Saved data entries

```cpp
template <class T>
struct DevBuf {
    T* p = nullptr; size_t n = 0;
    bool secret = false;
    DevBuf() = default;
    explicit DevBuf(size_t count, bool is_secret = false) : secret(is_secret) { alloc(count); }
// ... 77 lines not shown

    DevBuf<uint32_t> prog, sched, lookup_coeff; DevBuf<fe> coeff, coeff_inv;
    DevBuf<uint32_t> few_count_ops, few_count_qoff; std::vector<uint32_t> few_count_first;
    DevBuf<uint32_t> few_ops, few_terms, few_lstart;
    uint32_t n_levels = 0, commit_level = 0; std::vector<uint32_t> level_width; std::vector<uint8_t> level_kind; std::vector<uint32_t> level_long; int has_div = 0;
    SmallProgram small; std::vector<uint8_t> row_class_a, row_class_b;
    DevBuf<uint32_t> ws_tiny, ws_parts, ws_bits, ws_twire, ws_levels, ws_rtiny, ws_rgen, ws_rtwire; DevBuf<long long> ws_tcoef, ws_rtcoef;
    DevBuf<uint8_t> ws_cls_a, ws_cls_b, ws_cls_c;
    void init_small(const SolverProgram& sp);
    std::atomic<uint64_t> small_fallbacks{0};
    DevBuf<int32_t> tw_fwd, tw_inv, tw_inv_plain, qr; DevBuf<fe> scale_mid, scale_mid_plain, scale_out, dom;
    MsmSet<G1Aff> mA, mB1, mK, mZ, mZfew, mPed, mPedSigma; MsmSet<G2Aff> mB2;
    bool quotient_eval = false; MsmSet<G1Aff> mC; std::vector<uint8_t> row_class_c;
    bool fuse_z_digits = false;
    std::string fold_why = "GSC_QUOTIENT_FOLD=0";
    size_t quot_live = 0;
    bool fold_quotient_bases(const DevBuf<G1Aff>& d_U, const std::vector<uint8_t>& stU, const DevBuf<G1Aff>& d_V, const std::vector<uint8_t>& stV, const std::vector<uint32_t>& rowsZ,
                             DevBuf<G1Aff>& d_U2, std::vector<uint8_t>& stU2, DevBuf<G1Aff>& d_V2, std::vector<uint8_t>& stV2);
    struct Lane {
        hipStream_t stream = nullptr, side = nullptr, side2 = nullptr;
        hipEvent_t ev_ab = nullptr, ev_fs = nullptr, ev_b2 = nullptr, ev_s2 = nullptr;
        hipEvent_t ev_ws = nullptr;
        hipEvent_t ev_wa = nullptr, ev_wa_done = nullptr;
        hipEvent_t ev_few = nullptr;
        hipEvent_t ev[7] = {};
        float stage_ms[4] = {0, 0, 0, 0}; float msm_z_kernel_ms = 0; size_t last_batch = 0;
        PinnedBuf<uint8_t> h_in, h_rs, h_mask, h_out, h_flags, h_cpts; PinnedBuf<uint32_t> h_status; PinnedBuf<GlvSplit> h_glv; PinnedBuf<unsigned long long> h_words;
        uint32_t* h_fsync() const { return reinterpret_cast<uint32_t*>(h_words.p); }
        uint32_t& h_wsflag() const { return *reinterpret_cast<uint32_t*>(h_words.p + 1); }
        unsigned long long* h_clk() const { return h_words.p + 2; }
        KernelStat stat;
        DevBuf<unsigned long long> d_clk;
        size_t n_real = 0;
        size_t cap = 0;
        DevBuf<uint8_t> d_inputs, d_rs, d_out, d_flags, d_mask_in, d_cpts; DevBuf<uint32_t> d_status, d_fsync; DevBuf<GlvSplit> d_glv;
        DevBuf<fe> d_mask, d_commit; DevBuf<G1Xyzz> d_sumD, d_sumPok;
        DevBuf<fe> d_W, d_A, d_B, d_C;
        bool small_active = false;
        DevBuf<int8_t> d_W8, d_A8, d_B8, d_C8; DevBuf<uint32_t> d_wsflag;
        DevBuf<G1Xyzz> d_part1a, d_part1b, d_sumA, d_sumB1, d_sumK, d_sumZ, d_sumC, d_tmp; DevBuf<G2Xyzz> d_part2a, d_part2b, d_sumB2;
        DevBuf<uint4> d_digits_s2; DevBuf<uint8_t> d_gok_s2;
        DevBuf<uint4> d_digits_s; DevBuf<uint8_t> d_gok_s; DevBuf<G1Xyzz> d_part1c, d_part1d;
        DevBuf<uint4> d_digits;
        DevBuf<uint4> d_digits_w;
        static constexpr int NSETS = 8;
        DevBuf<G1Xyzz> d_sj1[NSETS], d_flat1[NSETS]; DevBuf<G2Xyzz> d_sj2, d_flat2;
        MsmHornerJobs pending1{}, pending2{};
        DevBuf<uint8_t> d_gok;
        struct Region { int region; uint8_t* p; size_t bytes; };
        std::vector<Region> regions; size_t allocated = 0;
        template <class T> void reg(int region, DevBuf<T>& b) { if (b.p) regions.push_back(Region{region, reinterpret_cast<uint8_t*>(b.p), b.bytes()}); }
        struct ScratchNeed { size_t part1a = 0, part1b = 0, part2a = 0, part2b = 0, digits = 0, digits_w = 0, gok = 0, sj1[8] = {0, 0, 0, 0, 0, 0, 0, 0}, sj2 = 0; };
        std::vector<ScratchNeed> need_at;
        bool wipe_a_pending = false;
        ~Lane() { if (ev_few) { for (int d = 0; d < 64; d++) { FewSolverChain& c = few_solver_chain(d); std::lock_guard<std::mutex> lk(c.m); if (c.last == ev_few) c.last = nullptr; } (void)hipEventDestroy(ev_few); }
                  for (auto& e : ev) if (e) (void)hipEventDestroy(e); if (ev_ws) (void)hipEventDestroy(ev_ws); if (ev_wa) (void)hipEventDestroy(ev_wa); if (ev_wa_done) (void)hipEventDestroy(ev_wa_done); if (ev_ab) (void)hipEventDestroy(ev_ab); if (ev_fs) (void)hipEventDestroy(ev_fs); if (ev_b2) (void)hipEventDestroy(ev_b2); if (ev_s2) (void)hipEventDestroy(ev_s2); if (side2) stream_give(device, kind[2], 3 * index + 2, side2); if (side) stream_give(device, kind[1], 3 * index + 1, side); if (stream) stream_give(device, kind[0], 3 * index, stream); }
        int device = 0, index = 0, kind[3] = {STREAM_PLAIN, STREAM_PLAIN, STREAM_PLAIN};
    };
    std::vector<std::unique_ptr<Lane>> lanes;
    size_t cap = 0;
    size_t full_lanes = 0;
    static constexpr size_t SMALL_LANE_CAP = 1024;

    AlgorithmImpl(Cipher c, const uint8_t* pk, size_t pk_len, const uint8_t* r1cs, size_t r1cs_len, const EngineConfig& cf);
    ~AlgorithmImpl() { prover_bytes_on(cfg.device) -= accounted; lanes.clear(); if (stream) stream_give(cfg.device, STREAM_PLAIN, STREAM_ROLE_INIT, stream); }
    size_t held_bytes() const { size_t b = table_bytes; for (auto& ln : lanes) b += ln->allocated; return b; }
    size_t accounted = 0;

    std::unique_ptr<SolverProgram> init_program(const R1csFile& cs);

    static void pack_inputs(const ProofRequest* reqs, size_t n, size_t B, uint8_t* h_in, uint8_t* h_rs);

    void calibrate();

    std::vector<uint8_t> decompress_g1(const KeyPoints& pts, G1Aff* out) { return decode_g1_points(pts, out, stream); }
    std::vector<uint8_t> decompress_g2(const KeyPoints& pts, G2Aff* out) { return decode_g2_points(pts, out, stream); }

    static constexpr size_t EXPAND_MAX = 64;
    static constexpr int EXPAND_C = 15, NARROW_MAX_BITS = 14;
// ... 32 lines not shown
    struct MsmCtx { hipStream_t stream; uint4* digits; uint8_t* gok; const int8_t* plane = nullptr; size_t plane_rows = 0, plane_stride = 0; };
    MsmCtx with_plane(MsmCtx c, const Lane& ln, const fe* scalars) const {
        if (!ln.small_active) return c;
        if (scalars == ln.d_W.p) { c.plane = ln.d_W8.p; c.plane_rows = n_wires; c.plane_stride = small.rows_per_group; }
        else if (scalars == ln.d_C.p) { c.plane = ln.d_C8.p; c.plane_rows = n_constraints; c.plane_stride = n_constraints; }
        return c;
    }
    template <class XyzzT>
    void reduce_slices(hipStream_t st, XyzzT* pa, XyzzT* pb, size_t nslices, size_t cols, XyzzT* out);
    template <class XyzzT>
    void reduce_slices_few(hipStream_t st, XyzzT* pa, XyzzT* pb, size_t nslices, size_t cols, size_t stride, size_t npr, XyzzT* out);
    template <class AffT, class XyzzT>
    void run_msm(Lane& ln, const MsmCtx& ctx, const MsmSet<AffT>& set, const fe* scalars, bool wires, size_t B, size_t n_real, bool latency, XyzzT* pa, XyzzT* pb, XyzzT* sj, XyzzT* flat, XyzzT* sum, bool timed, bool digits_ready,
                 MsmHornerJobs& pending);
    int set_index(const MsmSet<G1Aff>& set) const { const MsmSet<G1Aff>* all[Lane::NSETS] = {&mA, &mB1, &mK, &mZ, &mPed, &mPedSigma, &mZfew, &mC}; for (int k = 0; k < Lane::NSETS; k++) if (all[k] == &set) return k; return 0; }
    void run_msm_g1(Lane& ln, const Chunk& ck, const MsmSet<G1Aff>& set, const fe* scalars, int mont, G1Xyzz* sum, bool timed = false, bool side = false, bool digits_ready = false);
    void run_msm_g2(Lane& ln, const Chunk& ck, const MsmSet<G2Aff>& set, const fe* scalars, int mont, G2Xyzz* sum, bool side = false);
    template <class AffT> void flush_horner(MsmHornerJobs& pending, size_t B, hipStream_t s) { launch_msm_horner<AffT>(pending, B, s); pending.n = 0; }

    void fetch_column(Lane& ln, const fe* mat, size_t rows, size_t B, size_t col, std::vector<uint8_t>& out);
    void wipe_secrets(Lane& ln, size_t B, bool small_call);
    WipePlan plan_wipe(const Lane& ln, const Chunk& ck) const;
    void run_wipe(Lane& ln, const std::vector<WipeItem>& items, hipStream_t s, unsigned max_blocks);
    void wipe_phase_a(Lane& ln, const Chunk& ck);
    void wipe_phase_b(Lane& ln, const Chunk& ck);
    void wipe_whole(Lane& ln, hipStream_t s);
    void fail_after(int stage) const { if (cfg.fail_after_stage == stage) throw std::runtime_error("GSC_FAIL_AFTER_STAGE=" + std::to_string(stage) + ": test failure injected"); }
    size_t secret_residue();
    size_t secret_scan(size_t lane_base, std::string& report, size_t& registered, size_t& allocated);

    void prove_chunk(Lane& ln, const ProofRequest* reqs, size_t n, ProofResult* results, DebugVectors* dbg, bool allow_few_solver = true, bool allow_small = true);
    std::unique_ptr<ProveCheckPass> check_enqueue(Lane& ln, const Chunk& ck);
    void stage_upload(Lane& ln, const Chunk& ck);
    void stage_witness(Lane& ln, const Chunk& ck);
    void stage_early_sums(Lane& ln, const Chunk& ck);
    void stage_quotient(Lane& ln, const Chunk& ck);
    void stage_msms(Lane& ln, const Chunk& ck);
    void stage_assembly(Lane& ln, Chunk& ck);
    void stage_stat(Lane& ln, const Chunk& ck);
    void run_levels(Lane& ln, const Chunk& ck, SolverArgs& sa, uint32_t from, uint32_t to);
    void solve_small(Lane& ln, const Chunk& ck);
    void dump_solver_trace(Lane& ln, const unsigned long long* d_trace);
    void trace_chunk(Lane& ln, const Chunk& ck);

    void serialize(const uint8_t* o, uint8_t flags, uint32_t status, const uint8_t* commitment_xy, const uint8_t* pok_xy, ProofResult& res, bool released = true) const;
};

}
```

gnark-symmetric-crypto_amd/csrc/engine_prove.hip:

```cpp
#include "engine_impl.hpp"
#include "glv.hpp"
#include "prove_check_kernels.hpp"
#include <chrono>
#include <cstdio>
#include <cstring>

namespace gsc {

FewSolverChain& few_solver_chain(int device) { static FewSolverChain* chains = new FewSolverChain[64]; return chains[device & 63]; }

namespace {
const uint8_t kHalfP[32] = {0x18, 0x32, 0x27, 0x39, 0x70, 0x98, 0xd0, 0x14, 0xdc, 0x28, 0x22, 0xdb, 0x40, 0xc0, 0xac, 0x2e,
                            0xcb, 0xc0, 0xb5, 0x48, 0xb4, 0x38, 0xe5, 0x46, 0x9e, 0x10, 0x46, 0x0b, 0x6c, 0x3e, 0x7e, 0xa3};

void le_limbs_to_be(const uint8_t* le, uint8_t* be) { for (int i = 0; i < 32; i++) be[i] = le[31 - i]; }
bool be_greater(const uint8_t* a, const uint8_t* b) { int c = memcmp(a, b, 32); return c > 0; }
bool be_is_zero(const uint8_t* a) { for (int i = 0; i < 32; i++) if (a[i]) return false; return true; }
}

template <class XyzzT>
void AlgorithmImpl::reduce_slices(hipStream_t st, XyzzT* pa, XyzzT* pb, size_t nslices, size_t cols, XyzzT* out) {
    XyzzT* src = pa; XyzzT* alt = pb; size_t ns = nslices;
    for (;;) {
        const size_t groups = msm_reduce_groups(ns, cols);
// ... 115 lines not shown
    return wipe_plan(ck.rt, route_facts(), z, table);
}
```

## [PROBLEM STATEMENT]
Every line above that includes the string "mPed" needs to be copied.

## [TASK ANSWER]
    MsmSet<G1Aff> mA, mB1, mK, mZ, mZfew, mPed, mPedSigma; MsmSet<G2Aff> mB2;
    int set_index(const MsmSet<G1Aff>& set) const { const MsmSet<G1Aff>* all[Lane::NSETS] = {&mA, &mB1, &mK, &mZ, &mPed, &mPedSigma, &mZfew, &mC}; for (int k = 0; k < Lane::NSETS; k++) if (all[k] == &set) return k; return 0; }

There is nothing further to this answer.